Como salidas, solo tiene 8, n o se si también valla a sacar datos.

Eso sería, que le parece??? que decide??? Yo también creo que la mejor opción sería el paralelo, por su variasa slidas pero si no va a sacar datos, pues mejor el serial.

Saludos


----------



## gertzen (Mar 23, 2006)

EinSoldiatGott, 

mil gracias x tu respuesta, sabes que no cazo un fulbo del puerto serial por eso me tire mas al paralelo.

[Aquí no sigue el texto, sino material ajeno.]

def prop_forward_raw(dem, weight, offset, w, b, scale, out):
# ... 769 lines not shown
            aff1 = None
        if has_d:
            rmd, rvd, momd, epsd, trd = bns[2]
            wdd, gdd, bdd = wd.detach().contiguous(), gd.detach(), bd.detach()
            if fold_shortcut_bn:
                zd, r_aff, md, idd = conv_bn(x, wdd, 1, stride, 0, gdd, bdd, rmd, rvd, momd, epsd, trd, False, par=wd, stats_only=True)
                r = zd
            else:
                zd, r, md, idd = conv_bn(x, wdd, 1, stride, 0, gdd, bdd, rmd, rvd, momd, epsd, trd, False, par=wd)
                r_aff = None
        else:
            r_aff = None
            if stride != 1 or O != I:
                raise ValueError("res_unit: identity shortcut needs stride 1 and equal channel counts")
            wdd = gdd = bdd = zd = md = idd = None
            trd = False
            r = x
        out_v = dest[0].slice(dest[1], O, z1.shape[:3]) if dest is not None else None
        z2, out, m2, i2 = conv_bn(z1 if fuse1 else y1, w2d, 3, 1, 1, g2d, b2d, rm2, rv2, mom2, eps2, tr2, bool(act), r, float(scale),
                                  out_v, par=w2, res_affine=r_aff, in_affine=aff1)
        ctx.cfg = (stride, float(scale), bool(act), has_d, tr1, tr2, trd)
        ctx.wparams = tuple(p if isinstance(p, torch.nn.Parameter) else None for p in (w1, w2, wd))
        ctx.bparams = tuple(p if isinstance(p, torch.nn.Parameter) else None for p in (g1, b1, g2, b2, gd, bd))
        ctx.save_for_backward(x, w1d, g1d, b1d, z1, m1, i1, y1, w2d, g2d, b2d, z2, m2, i2, out if act else None,
                              wdd, gdd, bdd, zd, md, idd, aff1)
        return out

    @staticmethod
    def backward(ctx, dout):
        stride, scale, act, has_d, tr1, tr2, trd = ctx.cfg
        (x, w1, g1, b1, z1, m1, i1, y1, w2, g2, b2, z2, m2, i2, out, wd, gd, bd, zd, md, idd, aff1) = ctx.saved_tensors
        cdt = x.dtype
        B, H, W, Cin = x.shape
        O = w1.shape[0]
        dout = K.nhwc(dout)
        need_x = ctx.needs_input_grad[0]
        pg1, pb1, pg2, pb2, pgd, pbd = ctx.bparams
        sink2, sink1 = _bn_sink(pg2, pb2), _bn_sink(pg1, pb1)
        dz2, dres, dg2, db2 = K.bn_backward(dout, out, z2, g2, m2, i2, tr2, 1 if act else 0, scale,
                                            want_dres=(need_x or has_d), beta=b2, grads_into=sink2)
        if sink2 is not None:
            _bn_ready(pg2, pb2)
        if dres is None:
            dres = dout
        p1, p2, pd = ctx.wparams

        def wgrad2():
            if aff1 is not None:
                return _wgrad_async(p2, dz2, z1, O, O, 3, 3, 1, 1, x_affine=aff1, x_relu=True)
            return _wgrad_async(p2, dz2, y1, O, O, 3, 3, 1, 1)

        if not wgrad_after_dgrad:
            dW2 = wgrad2()
        Bz, Hz, Wz, _ = z1.shape
        part1 = None
        if bn_reduce_fused and tr1 and K.dgrad_reduce_ok(cdt, Bz, Hz, Wz, O, O, 3, 3, 1, 1) and z1.is_contiguous():
            par1 = K.bn_reduce_params(g1, b1, m1, i1)
            dy1, part1 = K.conv2d_dgrad(dz2, _packed(p2, w2, 1, O, cdt), z1.shape[1:3], 1, 1, red=(z1, par1))
        else:
            dy1 = K.conv2d_dgrad(dz2, _packed(p2, w2, 1, O, cdt), z1.shape[1:3], 1, 1)
        if wgrad_after_dgrad:
            dW2 = wgrad2()
        del dz2
        dz1, _, dg1, db1 = K.bn_backward(dy1, None, z1, g1, m1, i1, tr1, 2, 1.0, beta=b1, grads_into=sink1, ext_partial=part1)
        if sink1 is not None:
            _bn_ready(pg1, pb1)
        del dy1
        dW1 = None if wgrad_after_dgrad else _wgrad_async(p1, dz1, x, O, Cin, 3, 3, stride, 1)
        dWd = dgd = dbd = None
        side = dres
        deposit = None
        if isinstance(ctx.grad_extra, tuple):
            holder, off, n = ctx.grad_extra
            if holder.deferred is not None and has_d and need_x:
                cur = torch.cuda.current_stream()
                cur.wait_event(holder.deferred_event)
                deposit = holder.deferred.narrow(3, off, n)
                if tuple(deposit.shape) != tuple(x.shape):
                    raise RuntimeError(f"res_unit: parked gradient slice {tuple(deposit.shape)} does not match the input {tuple(x.shape)}")
                if deposit.dtype != x.dtype or not (deposit.is_contiguous() or K.is_slice(deposit)):
                    holder.pending_deposits -= 1
                    deposit = None
                else:
                    deposit.record_stream(cur)
            elif holder.deferred is not None:
                holder.pending_deposits -= 1
        extra = ctx.grad_extra.take_deferred() if (ctx.grad_extra is not None and not isinstance(ctx.grad_extra, tuple)) else deposit
        if extra is not None:
            extra = K.nhwc(extra)
            if tuple(extra.shape) != tuple(x.shape):
                raise RuntimeError(f"res_unit: deferred gradient {tuple(extra.shape)} does not match the input {tuple(x.shape)}")
            if not (has_d and need_x):
                side, extra = side + extra, None
        if has_d:
            sinkd = _bn_sink(pgd, pbd)
            dzd, _, dgd, dbd = K.bn_backward(dres, None, zd, gd, md, idd, trd, 0, 1.0, beta=bd, grads_into=sinkd)
            if sinkd is not None:
                _bn_ready(pgd, pbd)
            dWd = _wgrad_async(pd, dzd, x, O, Cin, 1, 1, stride, 0)
            side = K.conv2d_dgrad(dzd, _packed(pd, wd, 1, O, cdt), (H, W), stride, 0, addend=extra) if need_x else None
        dx = None
        if need_x and deposit is not None:
            K.conv2d_dgrad(dz1, _packed(p1, w1, 1, O, cdt), (H, W), stride, 1, addend=K.nhwc(side), out=deposit)
            ctx.grad_extra[0].deposit_events.append(torch.cuda.current_stream().record_event())
        elif need_x:
            dx = K.conv2d_dgrad(dz1, _packed(p1, w1, 1, O, cdt), (H, W), stride, 1, addend=K.nhwc(side))
        if wgrad_after_dgrad:
            dW1 = _wgrad_async(p1, dz1, x, O, Cin, 3, 3, stride, 1)
        return (dx, dW1, dg1, db1, dW2, dg2, db2, dWd, dgd, dbd, None, None, None, None, None, None)


def conv_bn_infer(x, weight, gamma, beta, bn, stride, pad, relu=False, res=None, res_scale=1.0, dest=None):
    x = K.nhwc(x)
    rm, rv, _, eps, training = bn
    if training or rm is None:
        raise RuntimeError("conv_bn_infer: BatchNorm must be in eval mode with running statistics")
    sc, sh = K.bn_fold(gamma.detach(), beta.detach(), rm, rv, eps, res_scale if res is not None else 1.0)
    O, I, KH, KW = weight.shape
    B, H, W, Cp = x.shape
    out = None
    if dest is not None:
        out = dest[0].slice(dest[1], O, (B, (H + 2 * pad - KH) // stride + 1, (W + 2 * pad - KW) // stride + 1))
    return K.conv2d_forward(x, _packed(weight, weight.detach().contiguous(), 0, Cp, x.dtype), sh, stride, pad, relu, out=out,
                            scale=sc, addend=K.nhwc(res) if res is not None else None)


def conv_transpose_bn_infer(x, weight, gamma, beta, bn, relu=True, dest=None):
    x = K.nhwc(x)
    rm, rv, _, eps, training = bn
    if training or rm is None:
        raise RuntimeError("conv_transpose_bn_infer: BatchNorm must be in eval mode with running statistics")
    I, O, KH, KW = weight.shape
    B, H, W, Cp = x.shape
    if Cp != I or KH != 3:
        raise ValueError("conv_transpose: only k3 s2 p1 op1 without channel padding is built")
    sc, sh = K.bn_fold(gamma.detach(), beta.detach(), rm, rv, eps, 1.0)
    out = dest[0].slice(dest[1], O, (B, 2 * H, 2 * W)) if dest is not None else None
    return K.conv2d_dgrad(x, _packed(weight, weight.detach().contiguous(), 1, Cp, x.dtype), (2 * H, 2 * W), 2, 1, bias=sh,
                          relu=relu, out=out, scale=sc)


def res_unit_infer(x, w1, g1, b1, w2, g2, b2, wd, gd, bd, stride, scale, act, bns, dest=None):
    y1 = conv_bn_infer(x, w1, g1, b1, bns[0], stride, 1, relu=True)
    r = conv_bn_infer(x, wd, gd, bd, bns[2], stride, 0) if wd is not None else x
    return conv_bn_infer(y1, w2, g2, b2, bns[1], 1, 1, relu=bool(act), res=r, res_scale=scale, dest=dest)


def res_unit(x, w1, g1, b1, w2, g2, b2, wd, gd, bd, stride, scale, act, bns, dest=None, grad_extra=None):
    if not torch.is_grad_enabled() and not any(b[4] for b in bns):
        return res_unit_infer(x, w1, g1, b1, w2, g2, b2, wd, gd, bd, stride, scale, act, bns, dest)
    return _ResUnit.apply(x, w1, g1, b1, w2, g2, b2, wd, gd, bd, stride, scale, act, bns, dest, grad_extra)


def _gate_mlp(avg, mx, w1, w2):
    f = torch.nn.functional
    h = lambda v: f.linear(f.relu(f.linear(v, w1.flatten(1))), w2.flatten(1))
    return torch.sigmoid(h(avg) + h(mx))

Imaginate, romperia las OO preguntando... "y donde esta ese puerto?", "anda con corriente tambieeen???"... naaa ni da, por eso le tire al paralelo.

Salidas, estuve pensando, quiza 1 pin de salida para que le des aceleracion al motor por medio de un solenoide (porque pensa que es acelerar a fondo nomas) o similar para acelerar el motor hasta X (controladas por las entradas    ) RPM y asi automatizar totalmente la prueba.

Lo del multiplexor iria como trompada, porque pensa que yo podria activar 1 pin de salida y tengo 5 entradas, activo otro pin de salida y tengo otras 5 entradas diferentes. Entonces podria tomar 5 y 5 mas para armarme 10 bit de resolucion para las RPM y otros 10 bit de resolucion para los kgf del motor en la balanza (Allllta precision!). 

Es una idea nomas, no se si andaria, seguro que uds deben saber de esto, para que se den una idea soy estudiante de ingenieria industrial, algo de programacion habre hecho en mi vida (C++, VB6, ASP, etc) pero la electronica me hace talco.

Asi que bue, mil gracias gente, espero me confirmen si puede caminar o no. saludoss!


----------



## EinSoldiatGott (Mar 23, 2006)

gertzen dijo:
			
		

> EinSoldiatGott,
> 
> mil gracias x tu respuesta, sabes que no cazo un fulbo del puerto serial por eso me tire mas al paralelo. Imaginate, romperia las OO preguntando... "y donde esta ese puerto?", "anda con corriente tambieeen???"... naaa ni da, por eso le tire al paralelo.
> 
> ...



Si lo del multi no es mala idea, si tiene los datos en serie, ya que el multiplexor, al menos de los que conosco, eligen entre varias entradas y la transfieren a 1 sola salida.

Con unas 3 salidas del puerto paralelo podría hacer 8 convinaciones del multiplexor.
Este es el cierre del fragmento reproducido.